Am Mittwoch war Hintermann zu Gast im «Après-Ski»-Podcast von Blick, wo er eine bemerkenswerte Prognose für die Abfahrten im hohen Norden abgab: «Ich bin zwar überzeugt, dass Odermatt an diesem Wochenende sein bislang bestes Kvitfjell-Resultat erzielen wird. Allerdings glaube ich, dass von Allmen noch ein wenig stärker sein wird. Höher als Franjo stufe ich auf dieser Abfahrt jedoch Alexis Monney ein. Er verkörpert wirklich alle Qualitäten, um hier richtig schnell zu sein.»
Hintermann glaubt zudem, dass die endgültige Entscheidung im Kampf um die Abfahrts-Kugel erst beim Weltcup-Finale in Sun Valley fallen wird. «Ich habe gehört, dass die neue Abfahrtspiste in den USA technisch enorm anspruchsvoll ist, was im Endeffekt für Odermatt sprechen würde.»

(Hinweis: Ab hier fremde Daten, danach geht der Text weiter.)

@@ -253,7 +257,7 @@
     p.PEND = stv->work + w.PEND; p.amode_inv = c->amode_inv; p.lohi = g->lohi; p.modes_out = mnew; p.rew = reward_out;
     if (psf_ev) HIPCHK(hipStreamWaitEvent(s, psf_ev, 0));
     else if (stv == st) { int rc = psf_wait_pending(c, stream); if (rc) return rc; }
-    hipExtLaunchKernelGGL(k_small_head, dim3(n), dim3(256), 0, s, nullptr, ahead ? c->pipe.ev_cmd : nullptr, 0, c->sys, dsv, p);
+    hipExtLaunchKernelGGL(k_small_head, dim3(n), dim3(256), 0, s, nullptr, ahead ? c->pipe.ev_cmd : nullptr, 0, c->sys, dsv, p, sa0);
     LAUNCHCHK();
     if (ahead) c->pipe.cmd_covers_commit = true;
     return 0;
@@ -276,7 +280,7 @@
   if (d <= 1.f) { wa = 1.f - d; wb = d; wc = 0.f; } else { wa = 0.f; wb = 2.f - d; wc = d - 1.f; }
   if (ahead) {
     hipExtLaunchKernelGGL(k_delay_ahead, dim3((na + 255) / 256, 2 * n), dim3(256), 0, s, nullptr, c->pipe.ev_cmd, 0, c->sys, dsv, na,
-                          st->ld_actu, n, nsp > 0 ? st->work + w.GEMM : nullptr, nsp, alpha, ktt);
+                          st->ld_actu, n, nsp > 0 ? st->work + w.GEMM : nullptr, nsp, alpha, ktt, sa0);
     LAUNCHCHK();
     c->pipe.cmd_covers_psf = psf_waited;
   } else {
@@ -461,6 +465,8 @@
     HIPCHK(hipStreamCreateWithFlags(&P.fstream, hipStreamNonBlocking));
     HIPCHK(hipEventCreateWithFlags(&P.ev_cmd, hipEventDisableTiming));
     HIPCHK(hipEventCreateWithFlags(&P.ev_commit, hipEventDisableTiming));
+    P.ev_mv[0] = c->ev_moved; P.mv_cur = 0;
+    HIPCHK(hipEventCreateWithFlags(&P.ev_mv[1], hipEventDisableTiming));
     for (int k = 0; k < 2; k++) {
       HIPCHK(hipEventCreateWithFlags(&P.ev_done[k], hipEventDisableTiming));
       HIPCHK(hipEventCreateWithFlags(&P.ev_psf[k], hipEventDisableTiming));
@@ -478,13 +484,26 @@
   return 0;
 }
 
-static int pipe_launch_frame(aomarl_ctx *c, aomarl_state *st, int q, void *stream) {
+static int pipe_launch_frame(aomarl_ctx *c, aomarl_state *st, int q, void *stream, bool ahead = false) {
   auto &P = c->pipe;
   (void)stream;
   HIPCHK(hipStreamWaitEvent(P.fstream, P.ev_cmd, 0));
   if (!c->premoved || c->pre_screens != st->screens || c->pre_b != 0 || c->pre_n != st->nenv)
     return fail("frame pipeline: no prefetched atmosphere frame of the whole batch is pending");
-  HIPCHK(hipStreamWaitEvent(P.fstream, c->ev_moved, 0));
+  if (ahead) {
+    HIPCHK(hipStreamWaitEvent(P.fstream, P.ev_mv[P.mv_cur ^ 1], 0));
+    P.ahead++;
+  } else {
+    if (P.pend.valid) {
+      if (P.ev_done_cur[q]) HIPCHK(hipStreamWaitEvent(c->atm_stream, P.ev_done_cur[q], 0));
+      HIPCHK(hipMemcpyAsync(P.snap[q], st->origin, sizeof(int32_t) * (size_t)st->nenv * c->nlayers * 2, hipMemcpyDeviceToDevice,
+                            c->atm_stream));
+      HIPCHK(hipEventRecord(c->ev_moved, c->atm_stream));
+      P.snap_ev[q] = c->ev_moved;
+    }
+    HIPCHK(hipStreamWaitEvent(P.fstream, c->ev_moved, 0));
+  }
+  P.pend.valid = false;
   c->premoved = false;
   aomarl_state v = pipe_view(c, st, q);
   v.origin = P.snap[q];
@@ -498,12 +517,18 @@
   c->side_joined = false;
   c->ev_frame_prev = P.ev_done_cur[older]; c->need_prev = true;
   c->ev_frame_cur = P.ev_done_cur[newest]; c->frame_wait_pending = true;
-  c->snap_target = P.snap[older]; c->snap_complete = true;
+  P.mv_cur ^= 1; c->ev_moved = P.ev_mv[P.mv_cur];
+  const bool ahead = c->frame_ahead && pipe_plan_ahead(c, st->nenv, accumx, accumy);
+  P.pend.valid = ahead; P.pend.epoch = c->cfg_epoch; P.pend.gepoch = g_cfg_epoch;
+  if (!ahead && P.head_read == older)
+    HIPCHK(hipStreamWaitEvent(c->atm_stream, P.ev_cmd, 0));
+  c->snap_target = ahead ? nullptr : P.snap[older]; c->snap_complete = true;
   c->ride_ev = c->ev_moved; c->rode = false;
   int rc = move_atmos_now(c, st, 0, st->nenv, accumx, accumy, (void *)c->atm_stream);
   c->ride_ev = nullptr;
-  const bool complete = c->snap_complete;
+  const bool complete = ahead || c->snap_complete;
   c->snap_target = nullptr;
+  if (!ahead) P.snap_ev[older] = c->ev_moved;
   if (!rc && !complete && c->need_prev && c->frame_wait_pending)
     rc = hipStreamWaitEvent(c->atm_stream, c->ev_frame_prev, 0) == hipSuccess ? 0 : fail("frame pipeline: hipStreamWaitEvent failed");
   c->ev_frame_prev = nullptr; c->need_prev = false; c->frame_wait_pending = false; c->group_overlap = false;
@@ -546,6 +571,7 @@
     HIPCHK(hipMemcpyAsync(P.snap[1], st->origin, sizeof(int32_t) * (size_t)n * c->nlayers * 2, hipMemcpyDeviceToDevice,
                           c->atm_stream));
     HIPCHK(hipEventRecord(c->ev_moved, c->atm_stream));
+    P.snap_ev[1] = c->ev_moved; P.snap_ev[0] = nullptr; P.pend.valid = false; P.head_read = -1;
     c->pipe_internal = true;
     rc = pipe_launch_frame(c, st, 1, stream);
     if (!rc) rc = pipe_prefetch(c, st, accumx, accumy, 0, 1);
@@ -559,9 +585,20 @@
   int rc = env_step_validate(c, st, g, action, state_out, reward_out);
   aomarl_state vq = pipe_view(c, st, q), vp = pipe_view(c, st, p);
   hipEvent_t pe = P.psf_out[q] ? P.ev_psf[q] : nullptr;
-  if (!rc) rc = env_step_head_fused(c, st, &vq, g, action, gain, reward_out, ktt, true, pe, stream);
+  SnapAhead sa;
+  memset(&sa, 0, sizeof(sa));
+  const bool fa = !rc && P.pend.valid && c->frame_ahead && P.pend.epoch == c->cfg_epoch && P.pend.gepoch == g_cfg_epoch;
+  P.head_read = -1;
+  if (fa) {
+    sa.dst = P.snap[q]; sa.src = P.snap[p]; sa.ng = P.pend.ng;
+    for (int k = 0; k < SNAP_GROUPS; k++) sa.end[k] = k < sa.ng ? P.pend.end[k] : n;
+    memcpy(sa.kx, P.pend.kx, sizeof(sa.kx)); memcpy(sa.ky, P.pend.ky, sizeof(sa.ky));
+    if (P.snap_ev[p] && hipStreamWaitEvent(s, P.snap_ev[p], 0) != hipSuccess) rc = fail("frame pipeline: hipStreamWaitEvent failed");
+    P.snap_ev[p] = nullptr; P.snap_ev[q] = nullptr; P.head_read = p;
+  }
+  if (!rc) rc = env_step_head_fused(c, st, &vq, g, action, gain, reward_out, ktt, true, pe, stream, fa ? &sa : nullptr);
   if (!rc && pe && !P.cmd_covers_commit && !P.cmd_covers_psf && hipStreamWaitEvent(P.fstream, pe, 0) != hipSuccess) rc = fail("frame pipeline: hipStreamWaitEvent failed");
-  if (!rc) { P.psf_out[q] = false; P.cmd_covers_psf = false; rc = pipe_launch_frame(c, st, q, stream); }
+  if (!rc) { P.psf_out[q] = false; P.cmd_covers_psf = false; rc = pipe_launch_frame(c, st, q, stream, fa); }
   if (!rc) rc = pipe_prefetch(c, st, accumx, accumy, p, q);
   if (!rc && hipStreamWaitEvent(s, P.ev_done_cur[p], 0) != hipSuccess) rc = fail("frame pipeline: hipStreamWaitEvent failed");
   if (!rc && small_chain_ok(c, g)) rc = env_step_tail(c, st, g, true, state_out, stream, &vp);
@@ -583,6 +620,7 @@
   for (int k = 0; k < 2; k++)
     if (P.psf_out[k]) { HIPCHK(hipStreamWaitEvent(s, P.ev_psf[k], 0)); P.psf_out[k] = false; }
   P.active = false; P.par = 0;
+  P.pend.valid = false; P.head_read = -1; P.snap_ev[0] = P.snap_ev[1] = nullptr;
   return 0;
 }
 
@@ -638,6 +676,18 @@
   int rc = aomarl_actor_forward(d, state, eps, seed, counter, action, mean, stream);
   if (rc) return rc;
   return aomarl_env_step(c, st, g, action, gain, accumx, accumy, state_out, reward_out, stream);
+}
+
+int aomarl_frame_pipeline_ahead(aomarl_ctx *c, unsigned long long *ahead, int32_t *origins, int count) {
+  if (!c) return fail("frame_pipeline_ahead: null context");
+  if (ahead) *ahead = c->pipe.ahead;
+  if (origins) {
+    const auto &P = c->pipe;
+    if (!P.active || count < 0 || (size_t)count > P.snap_ints) return fail("frame_pipeline_ahead: no frame in flight, or count beyond nenv * nlayers * 2");
+    HIPCHK(hipDeviceSynchronize());
+    HIPCHK(hipMemcpy(origins, P.snap[P.par], sizeof(int32_t) * (size_t)count, hipMemcpyDeviceToHost));
+  }
+  return 0;
 }
 
 int aomarl_do_control_reduced(aomarl_ctx *c, aomarl_state *st, void *stream) {
diff --git a/ao_marl_amd/csrc/aomarl_dev.h b/ao_marl_amd/csrc/aomarl_dev.h
--- a/ao_marl_amd/csrc/aomarl_dev.h
+++ b/ao_marl_amd/csrc/aomarl_dev.h
@@ -100,6 +100,24 @@
   int32_t *origin_snap;
 };
 
+constexpr int SNAP_GROUPS = 4;
+struct SnapAhead {
+  int32_t *dst;
+  const int32_t *src;
+  int ng, end[SNAP_GROUPS];
+  int16_t kx[SNAP_GROUPS][AOMARL_MAX_LAYERS], ky[SNAP_GROUPS][AOMARL_MAX_LAYERS];
+};
+__device__ __forceinline__ void snap_ahead_entry(const DevSys &sys, const SnapAhead &sa, int e, int l) {
+  int g = 0;
+#pragma unroll
+  for (int k = 1; k < SNAP_GROUPS; k++) if (k < sa.ng && e >= sa.end[k - 1]) g = k;
+  const int n = sys.layers[l].dim, i = (e * sys.nlayers + l) * 2;
+  int x = sa.src[i] + sa.kx[g][l], y = sa.src[i + 1] + sa.ky[g][l];
+  x -= (x >= n) ? n : 0; x += (x < 0) ? n : 0;
+  y -= (y >= n) ? n : 0; y += (y < 0) ? n : 0;
+  sa.dst[i] = x; sa.dst[i + 1] = y;
+}
+
 template <int B, typename F>
 __device__ __forceinline__ float slab_sum(int nsplit, F at) {
   float acc = 0.f;
diff --git a/ao_marl_amd/csrc/aomarl_kernels.hip b/ao_marl_amd/csrc/aomarl_kernels.hip
--- a/ao_marl_amd/csrc/aomarl_kernels.hip
+++ b/ao_marl_amd/csrc/aomarl_kernels.hip
@@ -2669,7 +2669,7 @@
 }
 
 __global__ void k_delay_ahead(DevSys sys, DevState st, int nactu, int ld, int n, const float *__restrict__ P,
-                              int nsplit, float alpha, int ktt) {
+                              int nsplit, float alpha, int ktt, SnapAhead sa) {
   CHAIN_SETPRIO();
   auto newest = [&](int row, int a) -> float {
     if (nsplit > 0) {
@@ -2687,8 +2687,10 @@
     st.voltage[o] = c0;
     st.com2[o] = c1;
     st.com1[o] = c0;
-  } else if (blockIdx.x == 0 && ktt >= 0) {
+  } else if (blockIdx.x == 0) {
     const int row = blockIdx.y - n, p = threadIdx.x;
+    if (sa.dst && p >= 64 && p - 64 < sys.nlayers) snap_ahead_entry(sys, sa, row, p - 64);
+    if (ktt < 0) return;
     const DevDm &D = sys.dms[ktt];
     float *shape = st.dm_shape + (long long)row * sys.shape_stride + D.shape_off;
     if (p < 2) shape[p] = newest(row, D.com_off + p);
diff --git a/ao_marl_amd/libaomarl.py b/ao_marl_amd/libaomarl.py
--- a/ao_marl_amd/libaomarl.py
+++ b/ao_marl_amd/libaomarl.py
@@ -140,6 +140,7 @@
     ("aomarl_set_frame_pipeline", _i, [_vp, C.POINTER(State), C.POINTER(State)]),
     ("aomarl_frame_pipeline_state", _i, [_vp, C.POINTER(_i), C.POINTER(_i), C.POINTER(C.c_ulonglong),
                                          C.POINTER(C.c_ulonglong)]),
+    ("aomarl_frame_pipeline_ahead", _i, [_vp, C.POINTER(C.c_ulonglong), _vp, _i]),
     ("aomarl_frame_kernel_name", C.c_char_p, [_vp]),
     ("aomarl_frame_kernel_time", _i, [_vp, C.POINTER(C.c_double), C.POINTER(_i)]),
     ("aomarl_denoiser_create", _i, [C.POINTER(_fp), C.POINTER(_fp), C.POINTER(C.c_void_p)]),
diff --git a/ao_marl_amd/sim.py b/ao_marl_amd/sim.py
--- a/ao_marl_amd/sim.py
+++ b/ao_marl_amd/sim.py
@@ -147,6 +147,15 @@
         la.check(self.lib.aomarl_frame_pipeline_state(self.ctx, C.byref(a), C.byref(b), C.byref(n), C.byref(o)))
         return bool(a.value), bool(b.value), int(n.value), int(o.value)
 
+    def frame_pipeline_ahead(self, origins=False):
+        a = C.c_ulonglong(0)
+        if not origins:
+            la.check(self.lib.aomarl_frame_pipeline_ahead(self.ctx, C.byref(a), None, 0))
+            return int(a.value)
+        o = np.zeros((self.nenv, max(self.s.nscreens, 1), 2), dtype=np.int32)
+        la.check(self.lib.aomarl_frame_pipeline_ahead(self.ctx, C.byref(a), o.ctypes.data_as(C.c_void_p), o.size))
+        return int(a.value), o
+
     def _frame_buf(self, name):
         if getattr(self, "_twin", None) is not None and self.frame_pipeline_state()[1]:
             return self._twin[name]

Bereits jetzt sicher hat Odermatt die kleine Super-G-Kugel nach dem Trainingssturz des Italieners Mattia Casse. Und die grosse Kristallkugel für den vierten Triumph im Gesamtweltcup dürfte sich der vierfache Schweizer Sportler des Jahres bereits an diesem Wochenende sichern. Dem Ausnahmeathleten mit 45 Weltcup-Einzelsiegen genügt ein sechster Rang, um den Norweger Henrik Kristoffersen in der sportlich wertvollsten Wertung ultimativ zu distanzieren.